EL HORTERA Y LA SEMANA SANTA Imprimir

 

EL HORTERA Y LA SEMANA SANTA

Esta era una de las grandes fechas, allá por los años 50 de mi niñez. No porque oliera a azahar, ya que la calle Escoberos como todas las de su alrededor no tenían ni un árbol, sino porque, desde lejos, desde la Plaza de la Barqueta o desde lo que hoy son Jardines del Parlamento, antes Hospital de las Cinco Llagas, nos llegaban los ecos de los tambores y cornetas de la Centuria de la Macarena.

Pronto, nuestra madre nos llevaría a Segarra a comprarnos esos zapatos que, tras vencer la resistencia del recuerdo de las amenazas maternas sobre la posibilidad de estropearlos, nos servirían, como primer uso, para dar una maravillosa patada a un balón o a las espinillas de algún compañero de juegos.

Mientras, nuestra casa  desprendería un dulce olor a torrijas y a pestiños.
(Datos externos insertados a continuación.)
## Compute attention mask only for sampled key rows via fused hierarchical pooling kernel

Instead of average-pooling the full mask logits through every level and then gathering the sampled keys, a new kernel walks the child tables from each sampled key down to the leaf logits. It averages them level by level in LDS, applies the sigmoid threshold and writes the bool attention mask rows directly, followed by the existing fix-up pass for fully masked columns. This skips pooling rows that are never sampled and removes the intermediate pooled tensors and the separate gather. In exchange, sibling subtrees shared by keys are recomputed, and the fine-level gathers are irregular.

```diff
diff --git a/include/usc3d.h b/include/usc3d.h
--- a/include/usc3d.h
+++ b/include/usc3d.h
@@ -344,6 +344,12 @@
                     const int64_t* idx, int32_t n_scenes, int32_t K, const int32_t* n_valid, float* out_feats,
                     uint8_t* out_mask, float* out_pos, void* ws, int64_t ws_bytes, usc_stream_t s);
 
+int64_t usc_attn_mask_rows_ws_bytes(int32_t n_scenes, int32_t K, int32_t q, int32_t d);
+int usc_attn_mask_rows(const float* in, int32_t ld, int32_t q, int32_t d, const int32_t* const* tabs,
+                       const int64_t* n_rows, const int64_t* idx, int32_t n_scenes, int32_t K,
+                       const int32_t* n_valid, uint8_t* out_mask, void* ws, int64_t ws_bytes, int32_t skip_fix,
+                       usc_stream_t s);
+
 int64_t usc_segment_csr_ws_bytes(int64_t n, int64_t S);
 int usc_segment_csr(const int64_t* seg, int64_t n, int64_t S, int64_t* order,
                     int64_t* seg_off, void* ws, int64_t ws_bytes,
diff --git a/unscene3d_amd/_lib.py b/unscene3d_amd/_lib.py
--- a/unscene3d_amd/_lib.py
+++ b/unscene3d_amd/_lib.py
@@ -137,6 +137,8 @@
     "usc_scatter_rows_unique_add": (C.c_int, [_p, _i32, _p, _i64, _p, _p]),
     "usc_sample_keys_ws_bytes": (_i64, [_i32, _i32, _i32]),
     "usc_sample_keys": (C.c_int, [_p, _i32, _p, _i32, _p, _i32, _p, _i32, _i32, _p, _p, _p, _p, _p, _i64, _p]),
+    "usc_attn_mask_rows_ws_bytes": (_i64, [_i32, _i32, _i32, _i32]),
+    "usc_attn_mask_rows": (C.c_int, [_p, _i32, _i32, _i32, _p, _p, _p, _i32, _i32, _p, _p, _p, _i64, _i32, _p]),
     "usc_segment_csr_ws_bytes": (_i64, [_i64, _i64]),
     "usc_segment_csr": (C.c_int, [_p, _i64, _i64, _p, _p, _p, _i64, _p]),
     "usc_segment_mean_fwd": (C.c_int, [_p, _i32, _p, _p, _i64, _p, _p]),
diff --git a/unscene3d_amd/csrc/rows.hip b/unscene3d_amd/csrc/rows.hip
--- a/unscene3d_amd/csrc/rows.hip
+++ b/unscene3d_amd/csrc/rows.hip
@@ -575,6 +575,185 @@
     } else {
       out[p * c + cg] = acc[0] * inv;
     }
+  }
+}
+
+constexpr int kMaskRowsMaxDepth = 4;
+struct MaskRowsArgs {
+  const float* in; const int64_t* idx; unsigned char* out_mask; unsigned char* part;
+  const int32_t* tab[kMaskRowsMaxDepth];
+  int64_t n[kMaskRowsMaxDepth];
+  int ld, q4, K, nblk;
+  int n_valid[kSampleMaxScenes];
+};
+static constexpr int mask_rows_keys(int d) { return d == 1 ? 64 : d == 2 ? 16 : d == 3 ? 4 : 1; }
+static constexpr int mask_rows_threads(int d) { return d <= 2 ? 512 : 1024; }
+
+__device__ __forceinline__ float4 mask_leaf_mean(const MaskRowsArgs& a, const int (&ids)[8], int c4) {
+#pragma clang fp contract(off)
+  float4 t[8];
+#pragma unroll
+  for (int k = 0; k < 8; ++k)
+    t[k] = *reinterpret_cast<const float4*>(a.in + (int64_t)(ids[k] >= 0 ? ids[k] : 0) * a.ld + c4 * 4);
+  float4 acc = make_float4(0.f, 0.f, 0.f, 0.f);
+  int cnt = 0;
+#pragma unroll
+  for (int k = 0; k < 8; ++k)
+    if (ids[k] >= 0) {
+      ++cnt;
+      acc.x += t[k].x; acc.y += t[k].y; acc.z += t[k].z; acc.w += t[k].w;
+    }
+  const float inv = 1.f / (float)(cnt > 0 ? cnt : 1);
+  float4 m;
+  m.x = acc.x * inv; m.y = acc.y * inv; m.z = acc.z * inv; m.w = acc.w * inv;
+  return m;
+}
+
+template <int L>
+__device__ __forceinline__ float4 mask_node_mean(const MaskRowsArgs& a, int64_t p, int c4) {
+#pragma clang fp contract(off)
+  static_assert(L == 1 || L == 2, "one group walks at most two levels");
+  int ch[8];
+#pragma unroll
+  for (int k = 0; k < 8; ++k) ch[k] = a.tab[L - 1][k * a.n[L - 1] + p];
+  if constexpr (L == 1) {
+    return mask_leaf_mean(a, ch, c4);
+  } else {
+    int leaf[8][8];
+#pragma unroll
+    for (int k = 0; k < 8; ++k)
+#pragma unroll
+      for (int j = 0; j < 8; ++j) leaf[k][j] = a.tab[0][j * a.n[0] + (ch[k] >= 0 ? ch[k] : 0)];
+    float4 acc = make_float4(0.f, 0.f, 0.f, 0.f);
+    int cnt = 0;
+#pragma unroll
+    for (int k = 0; k < 8; ++k) {
+      const float4 m = mask_leaf_mean(a, leaf[k], c4);
+      if (ch[k] >= 0) {
+        ++cnt;
+        acc.x += m.x; acc.y += m.y; acc.z += m.z; acc.w += m.w;
+      }
+    }
+    const float inv = 1.f / (float)(cnt > 0 ? cnt : 1);
+    float4 m;
+    m.x = acc.x * inv; m.y = acc.y * inv; m.z = acc.z * inv; m.w = acc.w * inv;
+    return m;
+  }
+}
+
+__device__ __forceinline__ unsigned int mask_rows_bit(float mean) {
+  return (1.f / (1.f + expf(-mean))) < 0.5f ? 1u : 0u;
+}
+
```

En el colegio, antes de las vacaciones y de la entrega de las notas, tendríamos el retiro espiritual de cada Semana Santa  con la muerte y resurrección de Cristo descrita por el cura con todo lujo de detalles.

El sábado, sobre nuestra cama formarían en perfecto orden los calcetines, la camisa o cualquier otro elemento a estrenar el Domingo de Ramos; que amanecía con las prisas maternas por vestirnos y salir junto al padre a visitar los pasos de la tarde y terminar en la bodega de la Calle San Eloy  sentado sobre un viejo barril.
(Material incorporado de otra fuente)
template <typename T, int RT, int MAXUT, int NW>
__global__ void __launch_bounds__(NW * 64) lstm_fwd_kernel(LstmFwdArgs p) {
  constexpr int NTHR = NW * 64;
  extern __shared__ __attribute__((aligned(16))) char smem[];
  constexpr int ES = sizeof(T), R = 16 * RT;
  typedef typename Vec4<T>::raw V4;
  typedef typename std::conditional<__is_same(T, f16_t), bf16_t, T>::type TS;
  const int tid = threadIdx.x, lane = tid & 63, w = tid >> 6, lr = lane >> 4, lc = lane & 15;
  int dir, tile_;
  xcd_dir_tile(p.xcd, dir, tile_);
  const int s0 = tile_ * R;
  const int H = p.H, Hp = p.Hp, nut = (H + 15) >> 4;
  const int pitch = lds_frag_pitch(Hp * ES);
  for (int i = tid; i < 2 * R * pitch / 4; i += NTHR) reinterpret_cast<unsigned*>(smem)[i] = 0u;

  float cst[MAXUT][RT][4];
#pragma unroll
  for (int a = 0; a < MAXUT; ++a)
#pragma unroll
    for (int b = 0; b < RT; ++b)
#pragma unroll
      for (int c = 0; c < 4; ++c) cst[a][b][c] = 0.f;
  int rowbase[RT][4];
  bool rvalid[RT][4];
#pragma unroll
  for (int rt = 0; rt < RT; ++rt)
#pragma unroll
    for (int r = 0; r < 4; ++r) {
      int seq = s0 + rt * 16 + lr * 4 + r;
      rvalid[rt][r] = seq < p.m.n_seq;
      if (seq >= p.m.n_seq) seq = p.m.n_seq - 1;
      rowbase[rt][r] = (int)((seq / p.m.inner) * p.m.outer + (seq % p.m.inner));
    }
  const int nslab = Hp * ES / 64;
  const char* whh = reinterpret_cast<const char*>(p.whh) + ((long)dir * nut * nslab * 4) * 1024 + lane * 16;
  T* gx = reinterpret_cast<T*>(p.gx);
  T* hout = reinterpret_cast<T*>(p.hout);
  const long gcol0 = (long)dir * 4 * H;
  __syncthreads();

  for (int step = 0; step < p.m.seq_len; ++step) {
    const int t = dir ? (p.m.seq_len - 1 - step) : step;
    char* hc = smem + (step & 1) * R * pitch;
    char* hn = smem + ((step & 1) ^ 1) * R * pitch;
    const long toff = (long)t * p.m.stride;
#pragma unroll
    for (int ui = 0; ui < MAXUT; ++ui) {
      const int ut = w + NW * ui;
      if (ut < nut) {
        const int u = ut * 16 + lc;
        const bool uvalid = u < H;
        const int uc = uvalid ? u : H - 1;
        V4 gxv[RT][4];
#ifndef ABL_NO_PW
#pragma unroll
        for (int rt = 0; rt < RT; ++rt)
#pragma unroll
          for (int r = 0; r < 4; ++r)
            gxv[rt][r] = *reinterpret_cast<const V4*>(gx + ((long)rowbase[rt][r] + toff) * p.ldg + gcol0 + uc * 4);
#endif
        f32x4_t acc[4][RT];
#pragma unroll
        for (int g = 0; g < 4; ++g)
#pragma unroll
          for (int rt = 0; rt < RT; ++rt) acc[g][rt] = f32x4_t{0.f, 0.f, 0.f, 0.f};
        const char* wr = whh + ((long)ut * nslab * 4) * 1024;
        const char* ar = hc + lc * pitch + 16 * lr;
#ifndef URSE_FWD_KB
#define URSE_FWD_KB 3
#endif
        constexpr int KB = (RT == 1 && sizeof(T) == 2) ? URSE_FWD_KB : 3;
        for (int k0 = 0; k0 < nslab; k0 += KB) {
          uint4 b[KB][4];
#pragma unroll
          for (int i = 0; i < KB; ++i) {
            const int ks = (k0 + i < nslab) ? k0 + i : nslab - 1;
#pragma unroll
            for (int g = 0; g < 4; ++g) b[i][g] = *reinterpret_cast<const uint4*>(wr + (ks * 4 + g) * 1024);
          }
#pragma unroll
          for (int i = 0; i < KB; ++i) {
            if (k0 + i < nslab) {
              uint4 a[RT];
#pragma unroll
              for (int rt = 0; rt < RT; ++rt)
                a[rt] = *reinterpret_cast<const uint4*>(ar + rt * 16 * pitch + (k0 + i) * 64);
#pragma unroll
              for (int g = 0; g < 4; ++g) mma_slab<T, RT>(a, b[i][g], acc[g]);
            }
          }
        }
#pragma unroll
        for (int rt = 0; rt < RT; ++rt)
#pragma unroll
          for (int r = 0; r < 4; ++r) {
            const long row = (long)rowbase[rt][r] + toff;
            float pre[4] = {0.f, 0.f, 0.f, 0.f};
#ifndef ABL_NO_PW
            Vec4<T>::unpack(gxv[rt][r], pre);
#endif
            const float iv = sigmoidf_(acc[0][rt][r] + pre[0]), fv = sigmoidf_(acc[1][rt][r] + pre[1]);
            const float gv = tanhf_(acc[2][rt][r] + pre[2]), ov = sigmoidf_(acc[3][rt][r] + pre[3]);
            const float cv = fv * cst[ui][rt][r] + iv * gv;
            cst[ui][rt][r] = cv;
            const float hv = uvalid ? ov * tanhf_(cv) : 0.f;
            const T hT = from_f32<T>(hv);
            *reinterpret_cast<T*>(hn + (rt * 16 + lr * 4 + r) * pitch + u * ES) = hT;
#ifdef ABL_NO_PW
            if (rvalid[rt][r] && uvalid && step == p.m.seq_len - 1) {
#else
            if (rvalid[rt][r] && uvalid) {
#endif
              hout[row * p.ldh + (long)dir * H + u] = hT;
              if constexpr (__is_same(T, f16_t)) {
                if (p.hout2) reinterpret_cast<bf16_t*>(p.hout2)[row * p.ldh + (long)dir * H + u] = f32_to_bf16(to_f32<T>(hT));
              }
              if (p.save) {
                const float act[4] = {iv, fv, gv, ov};
                *reinterpret_cast<V4*>(gx + row * p.ldg + gcol0 + u * 4) = Vec4<TS>::pack(act);
                p.c[row * 2 * H + (long)dir * H + u] = cv;
              }
            }
          }
      }
    }
    __syncthreads();
  }
}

Nada sabíamos de los preparativos de aquel misterio. Nunca pudimos ver un ensayo de costaleros y mucho menos la ceremonia extraordinaria, por íntima, del izado del Crucificado al paso o del adorno de la Virgen. Eran ceremonias secretas, reservada a un grupo minoritario que trabajaba  todo el año y disfrutaba de ese misterio convertido en su mejor pago, el mejor reconocimiento a sus desvelos. Nadie salvo ese grupo de íntimos compartía aquel secreto, de cara a nadie se componía el gesto.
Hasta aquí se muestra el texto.